(Collected data)
-=-=-=-=-
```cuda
template <class MD, bool LAZYW>
__global__ void __launch_bounds__(32, sweep_pipe_minb<MD>()) sweep_pipe_kernel(const DevCtx cx, const LayoutDev ly, const FwdArgs fa) {
    constexpr int D = MD::D, DW = MD::DW, NPAR = MD::NPAR, NH = D * (D + 1) / 2, NG = NH + D, NAUX = D * D + D + NH;
    constexpr int STAGE = NG * 128 + 8;
    extern __shared__ __align__(128) unsigned char sw_smem[];
    double *ring = reinterpret_cast<double *>(sw_smem);
    double *cst = ring + 2 * STAGE;
    uint64_t *bars = reinterpret_cast<uint64_t *>(cst + (D * D + D) * 32);

    const int lane = threadIdx.x;
    const int c0 = blockIdx.x * 32, b = blockIdx.y;
    if (c0 >= cx.M) return;
    const int c_raw = c0 + lane;
    const int c = min(c_raw, cx.M - 1);
    const bool live = c_raw < cx.M;
    const size_t M = cx.M, P = cx.P;
    const int ps = c;
    const int i0 = ly.i0[b], i1 = ly.i1[b];
    const bool last = ly.last[b] != 0;
    const double rho = ly.rho[b], crho = sqrt(1.0 - rho * rho);
    const uint32_t chunk_bytes = 32u * (uint32_t)min(32, cx.M - c0);
    const size_t gstr = P * 4;

    if (lane == 0) { mbar_init(&bars[0], 1); mbar_init(&bars[1], 1); }
    asm volatile("fence.mbarrier_init.release.cluster;" ::: "memory");
    __syncwarp();

    int kn = i0, qn = 0, ntl_n = (cx.nsteps[i0] + 3) >> 2, t0_n = cx.tile0[i0], n_prod = 0;
    const double *gp_n = g_tile_of<NG>(cx, ly, i0, i1, last, 0, c0).base;
    const double *xin_n = cx.X + (size_t)cx.parX[(size_t)i0 * M + c] * cx.Xbuf + ((size_t)t0_n * D * M + c) * 4;
    bool more = true;
    double xnx[D][4];
    auto prefetch = [&]() {
        if (!more) return;
        if (elect_one_lane()) {
            uint64_t *bar = &bars[n_prod & 1];
            double *dst = ring + (size_t)(n_prod & 1) * STAGE;
            mbar_expect_tx(bar, NG * chunk_bytes + 64u);
#pragma unroll
            for (int a = 0; a < NG; a++) bulk_g2s(dst + a * 128, gp_n + ((size_t)qn * NG + a) * gstr, chunk_bytes, bar);
            bulk_g2s(dst + NG * 128, cx.dt + (size_t)(t0_n + qn) * 4, 32u, bar);
            bulk_g2s(dst + NG * 128 + 4, cx.sqdt + (size_t)(t0_n + qn) * 4, 32u, bar);
        }
#pragma unroll
        for (int i = 0; i < D; i++) ld256(xin_n + ((size_t)qn * D + i) * M * 4, xnx[i]);
        n_prod++;
        if (++qn == ntl_n) {
            qn = 0;
            if (++kn <= i1) {
                ntl_n = (cx.nsteps[kn] + 3) >> 2;
                t0_n = cx.tile0[kn];
                gp_n = g_tile_of<NG>(cx, ly, kn, i1, last, 0, c0).base;
                xin_n = cx.X + (size_t)cx.parX[(size_t)kn * M + c] * cx.Xbuf + ((size_t)t0_n * D * M + c) * 4;
            } else more = false;
        }
    };
    prefetch();

    double x[D], xo[D];
    {
        const int sl = cx.parX[(size_t)i0 * M + c];
#pragma unroll
        for (int i = 0; i < D; i++) { x[i] = cx.X0[sl * cx.X0buf + ((size_t)i0 * D + i) * M + c]; xo[i] = x[i]; }
    }
    double ll = 0.0, llo = 0.0;
    bool ok = true;
    int n_cons = 0;

    for (int k = i0; k <= i1; ++k) {
        const GTile<NG> gt = g_tile_of<NG>(cx, ly, k, i1, last, 0, ps);
        double th[NPAR];
        {
            const double *tp = cx.theta[gt.slot][gt.store] + (size_t)k * NPAR * P + ps;
#pragma unroll
            for (int i = 0; i < NPAR; i++) th[i] = tp[(size_t)i * P];
        }
        const typename MD::Par par(th);
        {
            const double *ap = cx.aux[gt.slot][gt.store] + (size_t)k * NAUX * P + ps;
#pragma unroll
            for (int i = 0; i < D * D + D; i++) cst[i * 32 + lane] = ap[(size_t)i * P];
        }
        double at[NH];
        if (!MD::CONSTDIFF) {
            const double *ap = cx.aux[gt.slot][gt.store] + (size_t)k * NAUX * P + ps;
#pragma unroll
            for (int i = 0; i < NH; i++) at[i] = ap[(size_t)(D * D + D + i) * P];
        }
        const int nst = cx.nsteps[k], t0 = cx.tile0[k];
        const uint8_t pw = cx.parW[(size_t)k * M + c], px = cx.parX[(size_t)k * M + c];
        double *Wacc = cx.W + (size_t)pw * cx.Wbuf + ((size_t)t0 * DW * M + c) * 4;
        double *Wprop = cx.W + (size_t)(1 ^ pw) * cx.Wbuf + ((size_t)t0 * DW * M + c) * 4;
        double *Xout = cx.X + (size_t)(1 ^ px) * cx.Xbuf + ((size_t)t0 * D * M + c) * 4;
        if (k > i0) {
#pragma unroll
            for (int i = 0; i < D; i++) x[i] = cx.X0[(size_t)px * cx.X0buf + ((size_t)k * D + i) * M + c];
        }
        if (live) {
            double *x0p = cx.X0 + (size_t)(1 ^ px) * cx.X0buf + (size_t)k * D * M + c;
#pragma unroll
            for (int i = 0; i < D; i++) x0p[(size_t)i * M] = xo[i];
        }
        const int ntl = (nst + 3) >> 2;
        for (int q = 0; q < ntl; ++q) {
            double xt[D][4];
#pragma unroll
            for (int i = 0; i < D; i++)
#pragma unroll
                for (int s = 0; s < 4; s++) xt[i][s] = xnx[i][s];
            prefetch();
            if (q == ntl - 1 && k < i1) {
                const int k1 = k + 1;
                const int store1 = (k1 == i1 && !last) ? 1 : 0;
                const int slot1 = cx.parP[store1][(size_t)k1 * P + ps];
                const double *tp = cx.theta[slot1][store1] + (size_t)k1 * NPAR * P + ps;
#pragma unroll
                for (int i = 0; i < NPAR; i++) prefetch_l2(tp + (size_t)i * P);
                const double *ap = cx.aux[slot1][store1] + (size_t)k1 * NAUX * P + ps;
#pragma unroll
                for (int i = 0; i < (MD::CONSTDIFF ? D * D + D : NAUX); i++) prefetch_l2(ap + (size_t)i * P);
#pragma unroll
                for (int i = 0; i < D; i++) {
                    prefetch_l2(cx.X0 + ((size_t)k1 * D + i) * M + c);
                    prefetch_l2(cx.X0 + cx.X0buf + ((size_t)k1 * D + i) * M + c);
                }
                prefetch_l2(cx.parX + (size_t)k1 * M + c);
                prefetch_l2(cx.parW + (size_t)k1 * M + c);
            }
            double z[4 * DW];
            tile_normals<DW>(cx.seed, cx.chain_offset + (uint32_t)c, (uint32_t)(t0 + q), fa.iter, (uint32_t)ly.id, z);

            mbar_wait(&bars[n_cons & 1], (uint32_t)(n_cons >> 1) & 1u);
            const double *st = ring + (size_t)(n_cons & 1) * STAGE;
            const double *sg = st + lane * 4;
            n_cons++;
            if (k == i0 && q == 0) {
                double s0 = -*gt.c0;
#pragma unroll
                for (int i = 0; i < D; i++) {
                    double hx = 0.0;
#pragma unroll
                    for (int j = 0; j < D; j++) hx = fma(sg[sidx<D>(i, j) * 128], x[j], hx);
                    s0 += x[i] * (sg[(NH + i) * 128] - 0.5 * hx);
                }
                ll = s0;
                llo = s0;
            }
            double w[LAZYW ? 1 : DW][4], wo[LAZYW ? 1 : DW][4], xot[D][4];
            auto step = [&](auto s_c, auto full_c) {
                constexpr int s = decltype(s_c)::value;
                constexpr bool FULL = decltype(full_c)::value;
                const int i = 4 * q + s;
                if (FULL || i < nst) {
                    double Hs[NH], F[D], Bm[D * D], beta[D], gd[D], G = 0.0;
#pragma unroll
                    for (int a = 0; a < NH; a++) Hs[a] = sg[a * 128 + s];
#pragma unroll
                    for (int a = 0; a < D; a++) F[a] = sg[(NH + a) * 128 + s];
#pragma unroll
                    for (int a = 0; a < D * D; a++) Bm[a] = cst[a * 32 + lane];
#pragma unroll
                    for (int a = 0; a < D; a++) beta[a] = cst[(D * D + a) * 32 + lane];
                    const double dt = st[NG * 128 + s], sq = st[NG * 128 + 4 + s];
                    const typename MD::Diff df(par, x);
                    guided_terms<MD, true>(par, df, Bm, beta, at, Hs, F, x, gd, G);
                    ll = fma(G, dt, ll);
                    double xn[D], res[D], dwv[DW];
#pragma unroll
                    for (int a = 0; a < D; a++) xn[a] = xt[a][s];
#pragma unroll
                    for (int a = 0; a < D; a++) res[a] = xn[a] - x[a] - gd[a] * dt;
                    df.inv_sig(res, dwv);
#pragma unroll
                    for (int a = 0; a < D; a++) x[a] = xn[a];
                    double dwo[DW];
                    static_for<DW>([&](auto j_c) {
                        constexpr int j = decltype(j_c)::value;
                        const double xi = z[s * DW + j];
                        dwo[j] = rho * dwv[j] + crho * sq * xi;
                        if (!LAZYW) { w[j][s] = dwv[j]; wo[j][s] = dwo[j]; }
                    });
                    if (FULL || ok) {
                        double swo[D], gdo[D], Go = 0.0, xon[D];
                        const typename MD::Diff dfo(par, xo);
                        guided_terms<MD, true>(par, dfo, Bm, beta, at, Hs, F, xo, gdo, Go);
                        llo = fma(Go, dt, llo);
                        dfo.sig_mul(dwo, swo);
#pragma unroll
                        for (int a = 0; a < D; a++) xon[a] = fma(gdo[a], dt, xo[a]) + swo[a];
                        bool fin = dfo.ok();
#pragma unroll
                        for (int a = 0; a < D; a++) fin = fin && isfinite(xon[a]);
                        ok = ok && fin && MD::bound_ok(par, xon);
#pragma unroll
                        for (int a = 0; a < D; a++) { xot[a][s] = xon[a]; xo[a] = xon[a]; }
                    } else {
#pragma unroll
                        for (int a = 0; a < D; a++) xot[a][s] = 0.0;
                    }
                } else {
#pragma unroll
                    for (int a = 0; a < D; a++) xot[a][s] = 0.0;
                    if (!LAZYW) {
#pragma unroll
                        for (int j = 0; j < DW; j++) { w[j][s] = 0.0; wo[j][s] = 0.0; }
                    }
                }
            };
            if (4 * q + 4 <= nst) static_for<4>([&](auto s_c) { step(s_c, std::true_type{}); });
            else static_for<4>([&](auto s_c) { step(s_c, std::false_type{}); });
            if (live) {
                if (!LAZYW) {
#pragma unroll
                    for (int j = 0; j < DW; j++) st256(Wacc + ((size_t)q * DW + j) * M * 4, w[j]);
#pragma unroll
                    for (int j = 0; j < DW; j++) st256(Wprop + ((size_t)q * DW + j) * M * 4, wo[j]);
                }
#pragma unroll
                for (int i = 0; i < D; i++) st256(Xout + ((size_t)q * D + i) * M * 4, xot[i]);
            }
            __syncwarp();
        }
    }
    if (live) {
        ly.ll[(size_t)b * M + c] = ll;
        ly.ll[((size_t)ly.nb + b) * M + c] = ok ? llo : -INFINITY;
        ly.ok[(size_t)b * M + c] = ok ? 1 : 0;
    }
}

}
```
-=-=-=-=-
* **Exercise instructions**
Make a list of all lines in the data that contain "parW".

* **Finished task**
        const uint8_t pw = cx.parW[(size_t)k * M + c], px = cx.parX[(size_t)k * M + c];
                prefetch_l2(cx.parW + (size_t)k1 * M + c);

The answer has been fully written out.